Julie and Julia: 365 Days, 524 Recipes, 1 Tiny Apartment Kitchen

by Julie Powell, Audio Version, Read by the Author

If you are a serious foodie looking for a fix this may not be the book for you. If you are a foodie that loves to cook but often struggles to find ingredients, understand culinary terms or improvise with equipment, you will enjoy Julie Powell’s account of her quest to make all of the recipes from Julia Child’s The Art of French Cooking in one year. Ms. Powell had moved to NYC from Texas to be an actor but ended up temping as a secretary after 9/11. She felt stagnant and unclear about her career path and so embarked on the cooking quest as a way to challenge herself. The book draws upon her blog entries for that year and is as much about her life, relationships, and personal struggles as it is about cooking. The book has the feel of a blog and is unpretentious, funny and honest. FYI, there is a lot of cursing in the book so if you are uncomfortable with more earthy expressions of frustration this is not the book for you. Recommended with the reservations noted above.

The Spiral Staircase: My Climb Out of Darkness by Karen Armstrong

cover3.gifKaren Armstrong’s memoir, The Spiral Staircase, is an inspiring story of her continual spiritual searching, first through the convent, which she entered at seventeen, then through intellectual study and writing, and finally as she writes about and explores not only the Christian religious tradition, but other religious traditions as well - particularly the Abrahamic traditions of Judaism, Islam, and Christianity.

Ms. Armstrong leaves the convent after seven difficult years of beating herself up, as well as being beaten up, spiritually, intellectually, and emotionally.  She goes there seeking to find intimacy and connection with God, but for her, in that place, it just doesn’t happen as the convent’s structure lays out for her how it should happen.  Upon leaving the convent, Ms. Armstrong then has to face the outside world, a world which she had been isolated from, all while facing the reality of her loss of faith and eventual dismissal of God’s existence.  Karen discovers over these years that she has epilepsy, which for her finally explained a lot of what was happening to her in her convent years and beyond as she found herself having black outs about how she had come to be places, passing out, and having dizzy spells.

It was only when she began to explore comparative religions that she became open to a genuine return to spirituality that always seemed to be there just below the surface.  The spirituality she finds later, which is not a return to the orthodoxy, dogmas and doctrines of her early years, is bathed more in compassion.  She writes:

     Compassion has been advocated by all the great faiths  because it has been found to be the safest and surest means of attaining enlightenment.  It dethrones the ego from the center of our lives and puts others there, breaking down the carapace of selfishness that holds us back from an experience of the sacred. (p. 296)

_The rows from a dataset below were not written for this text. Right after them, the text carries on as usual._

# succinctlabs/sp1

Hardware: NVIDIA H100
Metric: riscv_cycles_proven_per_second_core (higher is better)
Workload: dtype u32 KoalaBear (Montgomery) / ext4

## Files before the change

### include/sp1b200.h

```cpp
#ifndef SP1B200_H
#define SP1B200_H
#include <stdint.h>
#include <stddef.h>

#ifdef __cplusplus
extern "C" {
#endif

typedef struct sp1b200_ctx sp1b200_ctx;
typedef const char* sp1b200_err;

typedef struct sp1b200_params {
    uint32_t log_stacking_height;
    uint32_t max_log_row_count;
    uint32_t log_blowup;
    uint32_t num_queries;
    uint32_t pow_bits;
    uint32_t batch_pow_bits;
    uint32_t gkr_pow_bits;
    uint32_t grind_mode;
} sp1b200_params;

#define SP1B200_CHALLENGER_WORDS 34
#define SP1B200_DIGEST_WORDS 8

sp1b200_err sp1b200_ctx_create(int device, const sp1b200_params* params, sp1b200_ctx** out);
void sp1b200_ctx_destroy(sp1b200_ctx* ctx);
sp1b200_err sp1b200_ctx_sync(sp1b200_ctx* ctx);
void sp1b200_default_core_params(sp1b200_params* out);
const char* sp1b200_version(void);
void* sp1b200_ctx_stream(sp1b200_ctx* ctx);
sp1b200_err sp1b200_malloc(sp1b200_ctx* ctx, size_t bytes, void** d_out);
sp1b200_err sp1b200_free(sp1b200_ctx* ctx, void* d_ptr);
sp1b200_err sp1b200_memcpy_h2d(sp1b200_ctx* ctx, void* d_dst, const void* h_src, size_t bytes);
sp1b200_err sp1b200_memcpy_d2h(sp1b200_ctx* ctx, void* h_dst, const void* d_src, size_t bytes);
sp1b200_err sp1b200_pack_row_major(sp1b200_ctx* ctx, const uint32_t* rows_any, uint32_t n_tables, const uint64_t* rows,
                                   const uint64_t* cols, uint32_t* d_dense_out);
sp1b200_err sp1b200_upload_begin(sp1b200_ctx* ctx, const uint32_t* h_src, uint64_t n_words, int slot, uint32_t** d_out);
uint64_t sp1b200_launch_count(sp1b200_ctx* ctx);
float sp1b200_last_phase_ms(sp1b200_ctx* ctx, const char* phase);


sp1b200_err sp1b200_poseidon2_permute(sp1b200_ctx* ctx, uint32_t* states_any, uint64_t n);

sp1b200_err sp1b200_rs_encode(sp1b200_ctx* ctx, const uint32_t* msg_any, uint64_t ncols, uint32_t log_h,
                              uint32_t log_blowup, uint32_t* out_any);

sp1b200_err sp1b200_merkle_commit(sp1b200_ctx* ctx, const uint32_t* mat_any, uint64_t width, uint32_t log_h,
                                  uint32_t* d_layers_out, uint32_t* h_root8, uint32_t* h_commit8);

sp1b200_err sp1b200_grind(sp1b200_ctx* ctx, uint32_t* h_state34, uint32_t bits, uint32_t* h_witness);

void sp1b200_challenger_init(uint32_t* h_state34);
void sp1b200_challenger_observe(uint32_t* h_state34, const uint32_t* h_vals, uint64_t n);
void sp1b200_challenger_sample(uint32_t* h_state34, uint32_t* h_out, uint64_t n);
uint32_t sp1b200_challenger_sample_bits(uint32_t* h_state34, uint32_t bits);
int sp1b200_challenger_check_witness(uint32_t* h_state34, uint32_t bits, uint32_t witness);


typedef struct sp1b200_commit sp1b200_commit;

sp1b200_err sp1b200_stacked_commit(sp1b200_ctx* ctx, const uint32_t* dense_any, uint64_t ncols, int keep_codeword,
                                   uint32_t* h_commit8, sp1b200_commit** out);
void sp1b200_commit_free(sp1b200_ctx* ctx, sp1b200_commit* c);

sp1b200_err sp1b200_stacked_prove(sp1b200_ctx* ctx, sp1b200_commit* const* rounds, uint32_t n_rounds,
                                  const uint32_t* h_point, uint32_t n_point, const uint32_t* h_replay_witnesses,
                                  uint32_t* h_challenger34, uint32_t* h_proof, uint64_t proof_cap_words,
                                  uint64_t* h_proof_words);


typedef struct sp1b200_jagged_round sp1b200_jagged_round;

sp1b200_err sp1b200_jagged_commit(sp1b200_ctx* ctx, const uint32_t* dense_any, uint32_t n_tables, const uint64_t* h_rows,
                                  const uint64_t* h_cols, int keep_codeword, uint32_t* h_commit8, sp1b200_jagged_round** out);
void sp1b200_jagged_round_free(sp1b200_ctx* ctx, sp1b200_jagged_round* round);

sp1b200_err sp1b200_jagged_column_claims(sp1b200_ctx* ctx, const sp1b200_jagged_round* round, const uint32_t* h_z_row,
                                         uint32_t* h_out);

sp1b200_err sp1b200_jagged_prove(sp1b200_ctx* ctx, sp1b200_jagged_round* const* rounds, uint32_t n_rounds,
                                 const uint32_t* h_z_row, const uint32_t* h_claims, const uint32_t* h_replay_witnesses,
                                 uint32_t* h_challenger34, uint32_t* h_proof, uint64_t proof_cap_words,
                                 uint64_t* h_proof_words);


typedef struct sp1b200_machine sp1b200_machine;

sp1b200_err sp1b200_machine_create(sp1b200_ctx* ctx, const uint32_t* h_blob, uint64_t n_words, sp1b200_machine** out);
void sp1b200_machine_free(sp1b200_ctx* ctx, sp1b200_machine* machine);
uint32_t sp1b200_machine_num_chips(const sp1b200_machine* machine);
uint32_t sp1b200_machine_chip_regs(const sp1b200_machine* machine, uint32_t chip);

sp1b200_err sp1b200_zerocheck(sp1b200_ctx* ctx, const sp1b200_machine* machine, const uint64_t* h_heights,
                              const uint32_t* const* d_main, const uint32_t* const* d_prep, const uint32_t* h_public_values,
                              uint32_t n_public_values, const uint32_t* h_gkr_point, const uint32_t* h_alpha,
                              const uint32_t* h_gamma, const uint32_t* h_claims, uint32_t* h_challenger34, uint32_t* h_out,
                              uint64_t out_cap_words, uint64_t* h_out_words);



sp1b200_err sp1b200_logup_gkr(sp1b200_ctx* ctx, const sp1b200_machine* machine, const uint64_t* h_heights,
                              const uint32_t* const* d_main, const uint32_t* const* d_prep, const uint32_t* h_replay_witness,
                              uint32_t* h_challenger34, uint32_t* h_out, uint64_t out_cap_words, uint64_t* h_out_words);


sp1b200_err sp1b200_prove_shard(sp1b200_ctx* ctx, const sp1b200_machine* machine, sp1b200_jagged_round* prep_round,
                                const uint32_t* main_dense_any, const uint64_t* h_heights, const char* const* chip_names,
                                const uint32_t* h_public_values, uint32_t n_public_values, const uint32_t* h_replay_witnesses,
                                uint32_t* h_challenger34, uint32_t* h_proof, uint64_t proof_cap_words, uint64_t* h_proof_words);

sp1b200_err sp1b200_setup_and_prove_shard(sp1b200_ctx* ctx, const sp1b200_machine* machine, const uint32_t* prep_dense_any, uint32_t n_prep,
                                          const uint64_t* h_prep_rows, const uint64_t* h_prep_cols, const uint32_t* h_vk_tail,
                                          uint32_t n_vk_tail, const uint32_t* main_dense_any, const uint64_t* h_heights,
                                          const char* const* chip_names, const uint32_t* h_public_values, uint32_t n_public_values,
                                          const uint32_t* h_replay_witnesses, uint32_t* h_challenger34, uint32_t* h_prep_commit8,
                                          sp1b200_jagged_round** prep_round_out, uint32_t* h_proof, uint64_t proof_cap_words,
                                          uint64_t* h_proof_words);


sp1b200_err sp1b200_debug_constraints(sp1b200_ctx* ctx, const sp1b200_machine* machine, sp1b200_jagged_round* prep_round,
                                      const uint32_t* main_dense_any, const uint64_t* h_heights, const uint32_t* h_public_values,
                                      uint32_t n_public_values, uint32_t max_rows_per_chip, uint32_t* h_out, uint64_t out_cap_words,
                                      uint64_t* h_out_words);

sp1b200_err sp1b200_debug_interactions(sp1b200_ctx* ctx, const sp1b200_machine* machine, sp1b200_jagged_round* prep_round,
                                       const uint32_t* main_dense_any, const uint64_t* h_heights, uint32_t max_keys, uint32_t* h_out,
                                       uint64_t out_cap_words, uint64_t* h_out_words);


sp1b200_err sp1b200_shard_proof_to_bincode(const sp1b200_params* params, uint32_t n_chips, const char* const* chip_names,
                                           const uint64_t* h_heights, const uint32_t* h_main_w, const uint32_t* h_prep_w,
                                           const uint32_t* h_proof, uint64_t n_words, uint8_t* h_out, uint64_t cap_bytes,
                                           uint64_t* h_out_bytes);
sp1b200_err sp1b200_shard_proof_from_bincode(const sp1b200_params* params, uint32_t n_chips, const char* const* chip_names,
                                             const uint32_t* h_main_w, const uint32_t* h_prep_w, const uint8_t* h_bytes, uint64_t n_bytes,
                                             uint64_t* h_heights_out, uint32_t* h_proof, uint64_t cap_words, uint64_t* h_words);

#define SP1B200_VERDICT_ACCEPT 0u
#define SP1B200_VERDICT_POW 1u
#define SP1B200_VERDICT_INVALID_SHAPE 2u
#define SP1B200_VERDICT_ZERO_DENOMINATOR 3u
#define SP1B200_VERDICT_CUMULATIVE_SUM_MISMATCH 4u
#define SP1B200_VERDICT_INVALID_SHAPE_ROUNDS 5u
#define SP1B200_VERDICT_INCONSISTENT_SUMCHECK_CLAIM 6u
#define SP1B200_VERDICT_SUMCHECK_PROOF_SHAPE 7u
#define SP1B200_VERDICT_SUMCHECK_CLAIMED_SUM 8u
#define SP1B200_VERDICT_SUMCHECK_ROUND 9u
#define SP1B200_VERDICT_SUMCHECK_POINT 10u
#define SP1B200_VERDICT_SUMCHECK_EVAL 11u
#define SP1B200_VERDICT_INCONSISTENT_EVALUATION 12u
#define SP1B200_VERDICT_LAST_LAYER_DIMENSION 13u
#define SP1B200_VERDICT_TRACE_POINT_MISMATCH 14u
#define SP1B200_VERDICT_INVALID_SHAPE_OPENINGS 15u
#define SP1B200_VERDICT_NUMERATOR_EVALUATION 16u
#define SP1B200_VERDICT_DENOMINATOR_EVALUATION 17u
#define SP1B200_VERDICT_OPENING_SHAPE 18u
#define SP1B200_VERDICT_HEIGHT_BITS 19u
#define SP1B200_VERDICT_HEIGHT_TOO_LARGE 20u
#define SP1B200_VERDICT_CONSTRAINTS_EVAL 21u
#define SP1B200_VERDICT_CONSTRAINTS_CLAIMED_SUM 22u
#define SP1B200_VERDICT_INCORRECT_SHAPE 23u
#define SP1B200_VERDICT_INCORRECT_TABLE_SIZES 24u
#define SP1B200_VERDICT_AREA_OUT_OF_BOUNDS 25u
#define SP1B200_VERDICT_DUMMY_TABLES 26u
#define SP1B200_VERDICT_SUMCHECK_CLAIM_MISMATCH 27u
#define SP1B200_VERDICT_MONOTONICITY 28u
#define SP1B200_VERDICT_JAGGED_EVALUATION 29u
#define SP1B200_VERDICT_JAGGED_EVAL_PROOF 30u
#define SP1B200_VERDICT_STACKING 31u
#define SP1B200_VERDICT_BATCH_POW 32u
#define SP1B200_VERDICT_FRI_LENGTH 33u
#define SP1B200_VERDICT_BASEFOLD_SUMCHECK 34u
#define SP1B200_VERDICT_TWO_ADICITY 35u
#define SP1B200_VERDICT_TCS_COMPONENT 36u
#define SP1B200_VERDICT_QUERY_VALUE 37u
#define SP1B200_VERDICT_TCS_QUERY 38u
#define SP1B200_VERDICT_QUERY_FINAL_POLY 39u
#define SP1B200_VERDICT_SUMCHECK_FINAL_POLY 40u
#define SP1B200_VERDICT_PREPROCESSED_WIDTHS 41u
#define SP1B200_VERDICT_CHIP_TABLES 42u
sp1b200_err sp1b200_verify_shard(sp1b200_ctx* ctx, const sp1b200_machine* machine, const uint32_t* h_prep_commit8,
                                 const uint64_t* h_heights, const char* const* chip_names, const uint32_t* h_proof, uint64_t n_words,
                                 uint32_t* h_challenger34, uint32_t* h_verdict);
const char* sp1b200_verdict_name(uint32_t verdict);
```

As a Christian who does believe in the existence of God, I found myself being pulled deeper and deeper into her stuggle because she was asking many of the same questions that even I ask, but my conclusions, to this point, have not brought me to denying God’s existence.  As I read, I found myself routing for her.  I kept thinking, there’s going to be a “turning” at some point.  How inspirational can her story be without a “turning back.”  Then I came to chapter eight called, “To Turn Again.”  I thought, “Okay, here we go.  She’s going to come back to faith.  The stars will all line up.  She’ll become the Christian that I expect her to become.  And all will be right with the world.”  However, that’s not what I got.  And I am pleased that she did not say what I had expected her to say.

In the end, Ms. Armstrong comes to a renewed understanding of her spirituality that moves away from what one might call “right belief,” or orthodoxy, and discovers that it is more truly in the practicing of a faith that one might feel more intimate and deeply connected with God.  She writes:

The one and only test of a valid religious idea, doctrinal statement, spiritual experience, or devotional practice was that it must lead directly to practical compassion.  If your understanding of the divine made you kinder, more empathetic, and impelled you to express this sympathy in concrete acts of loving-kindness, this was good theology.  But if your notion of God made you unkind, belligerent, cruel, or self-righteous, or if it led you to kill in God’s name, it was bad theology (p. 293).

The faith and spiritual life we have must manifest itself in practical expression in our lives.  This is not something that is unbiblical.  It is something Jesus teaches and that finds expression in Ms. Armstrong’s own story.  Although she does not come back around to the kind of faith and spirituality many orthodox Christians might want from her, primarily because much of what we Christians expect is based on orthodox belief, Karen Armstrong says much to Christians that we need to hear.  She offers a great challenge to an apathetic faith that suggest that if we just say the right things then we are somehow in God’s graces.  She acknowledges the great value of spiritual disciplines that when continually made part of our lives helps us to more closely live in more intimate relationship with our God and in more compassionate relationship with one another.

I encourage everyone to read her story for themselves but I would warn Christians who think they have it all figured out and have God packaged neatly in a box – this may not be the book for you – or maybe it’s the perfect book for you.